◆ **SOURCE INFORMATION**
----
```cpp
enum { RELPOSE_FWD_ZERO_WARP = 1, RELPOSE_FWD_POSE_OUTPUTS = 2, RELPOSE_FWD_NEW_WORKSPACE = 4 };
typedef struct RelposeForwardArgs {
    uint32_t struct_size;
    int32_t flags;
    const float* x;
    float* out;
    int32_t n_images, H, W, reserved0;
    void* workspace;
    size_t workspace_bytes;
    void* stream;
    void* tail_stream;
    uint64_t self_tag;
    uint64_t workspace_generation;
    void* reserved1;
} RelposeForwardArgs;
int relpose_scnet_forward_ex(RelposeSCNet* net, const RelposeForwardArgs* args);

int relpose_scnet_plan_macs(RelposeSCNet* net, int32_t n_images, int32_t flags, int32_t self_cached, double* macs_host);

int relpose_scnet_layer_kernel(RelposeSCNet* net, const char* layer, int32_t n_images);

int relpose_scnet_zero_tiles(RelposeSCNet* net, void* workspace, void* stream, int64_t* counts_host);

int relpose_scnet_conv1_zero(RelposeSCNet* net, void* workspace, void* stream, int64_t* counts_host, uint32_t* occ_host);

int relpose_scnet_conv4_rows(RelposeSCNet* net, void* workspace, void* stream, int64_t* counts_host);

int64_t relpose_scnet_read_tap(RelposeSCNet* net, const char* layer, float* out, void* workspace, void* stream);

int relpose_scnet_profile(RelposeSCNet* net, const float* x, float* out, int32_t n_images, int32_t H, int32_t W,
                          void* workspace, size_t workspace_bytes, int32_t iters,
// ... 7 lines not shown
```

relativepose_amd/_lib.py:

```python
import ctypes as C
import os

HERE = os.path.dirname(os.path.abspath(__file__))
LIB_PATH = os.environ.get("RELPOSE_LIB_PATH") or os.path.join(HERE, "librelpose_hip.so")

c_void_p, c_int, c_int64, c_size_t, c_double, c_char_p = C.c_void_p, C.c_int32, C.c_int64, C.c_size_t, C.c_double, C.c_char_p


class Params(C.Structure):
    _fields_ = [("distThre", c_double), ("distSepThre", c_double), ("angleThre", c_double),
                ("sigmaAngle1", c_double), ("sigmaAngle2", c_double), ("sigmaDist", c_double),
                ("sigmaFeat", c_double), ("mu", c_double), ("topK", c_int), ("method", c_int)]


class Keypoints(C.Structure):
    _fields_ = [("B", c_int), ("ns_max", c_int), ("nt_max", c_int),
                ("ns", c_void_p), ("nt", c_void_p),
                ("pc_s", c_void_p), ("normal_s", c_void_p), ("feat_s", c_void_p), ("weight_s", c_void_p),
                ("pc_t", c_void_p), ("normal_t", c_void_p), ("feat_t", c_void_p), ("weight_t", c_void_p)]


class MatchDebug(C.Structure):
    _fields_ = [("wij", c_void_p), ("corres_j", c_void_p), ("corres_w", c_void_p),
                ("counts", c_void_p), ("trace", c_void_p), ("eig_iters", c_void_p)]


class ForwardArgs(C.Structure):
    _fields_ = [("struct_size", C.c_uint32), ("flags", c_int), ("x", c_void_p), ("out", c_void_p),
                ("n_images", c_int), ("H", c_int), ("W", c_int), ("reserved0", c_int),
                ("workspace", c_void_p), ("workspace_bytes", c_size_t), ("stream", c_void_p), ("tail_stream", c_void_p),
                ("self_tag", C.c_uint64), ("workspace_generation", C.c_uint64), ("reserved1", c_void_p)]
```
----
◆ **WHAT NEEDS TO BE DONE**
All of the material above should be printed exactly as it appears.

◆ **OUTPUT FOR THIS EXERCISE**
```cpp
enum { RELPOSE_FWD_ZERO_WARP = 1, RELPOSE_FWD_POSE_OUTPUTS = 2, RELPOSE_FWD_NEW_WORKSPACE = 4 };
typedef struct RelposeForwardArgs {
    uint32_t struct_size;
    int32_t flags;
    const float* x;
    float* out;
    int32_t n_images, H, W, reserved0;
    void* workspace;
    size_t workspace_bytes;
    void* stream;
    void* tail_stream;
    uint64_t self_tag;
    uint64_t workspace_generation;
    void* reserved1;
} RelposeForwardArgs;
int relpose_scnet_forward_ex(RelposeSCNet* net, const RelposeForwardArgs* args);

int relpose_scnet_plan_macs(RelposeSCNet* net, int32_t n_images, int32_t flags, int32_t self_cached, double* macs_host);

int relpose_scnet_layer_kernel(RelposeSCNet* net, const char* layer, int32_t n_images);

int relpose_scnet_zero_tiles(RelposeSCNet* net, void* workspace, void* stream, int64_t* counts_host);

int relpose_scnet_conv1_zero(RelposeSCNet* net, void* workspace, void* stream, int64_t* counts_host, uint32_t* occ_host);

int relpose_scnet_conv4_rows(RelposeSCNet* net, void* workspace, void* stream, int64_t* counts_host);

int64_t relpose_scnet_read_tap(RelposeSCNet* net, const char* layer, float* out, void* workspace, void* stream);

int relpose_scnet_profile(RelposeSCNet* net, const float* x, float* out, int32_t n_images, int32_t H, int32_t W,
                          void* workspace, size_t workspace_bytes, int32_t iters,
// ... 7 lines not shown
```

relativepose_amd/_lib.py:

```python
import ctypes as C
import os

HERE = os.path.dirname(os.path.abspath(__file__))
LIB_PATH = os.environ.get("RELPOSE_LIB_PATH") or os.path.join(HERE, "librelpose_hip.so")

c_void_p, c_int, c_int64, c_size_t, c_double, c_char_p = C.c_void_p, C.c_int32, C.c_int64, C.c_size_t, C.c_double, C.c_char_p


class Params(C.Structure):
    _fields_ = [("distThre", c_double), ("distSepThre", c_double), ("angleThre", c_double),
                ("sigmaAngle1", c_double), ("sigmaAngle2", c_double), ("sigmaDist", c_double),
                ("sigmaFeat", c_double), ("mu", c_double), ("topK", c_int), ("method", c_int)]


class Keypoints(C.Structure):
    _fields_ = [("B", c_int), ("ns_max", c_int), ("nt_max", c_int),
                ("ns", c_void_p), ("nt", c_void_p),
                ("pc_s", c_void_p), ("normal_s", c_void_p), ("feat_s", c_void_p), ("weight_s", c_void_p),
                ("pc_t", c_void_p), ("normal_t", c_void_p), ("feat_t", c_void_p), ("weight_t", c_void_p)]


class MatchDebug(C.Structure):
    _fields_ = [("wij", c_void_p), ("corres_j", c_void_p), ("corres_w", c_void_p),
                ("counts", c_void_p), ("trace", c_void_p), ("eig_iters", c_void_p)]


class ForwardArgs(C.Structure):
    _fields_ = [("struct_size", C.c_uint32), ("flags", c_int), ("x", c_void_p), ("out", c_void_p),
                ("n_images", c_int), ("H", c_int), ("W", c_int), ("reserved0", c_int),
                ("workspace", c_void_p), ("workspace_bytes", c_size_t), ("stream", c_void_p), ("tail_stream", c_void_p),
                ("self_tag", C.c_uint64), ("workspace_generation", C.c_uint64), ("reserved1", c_void_p)]
```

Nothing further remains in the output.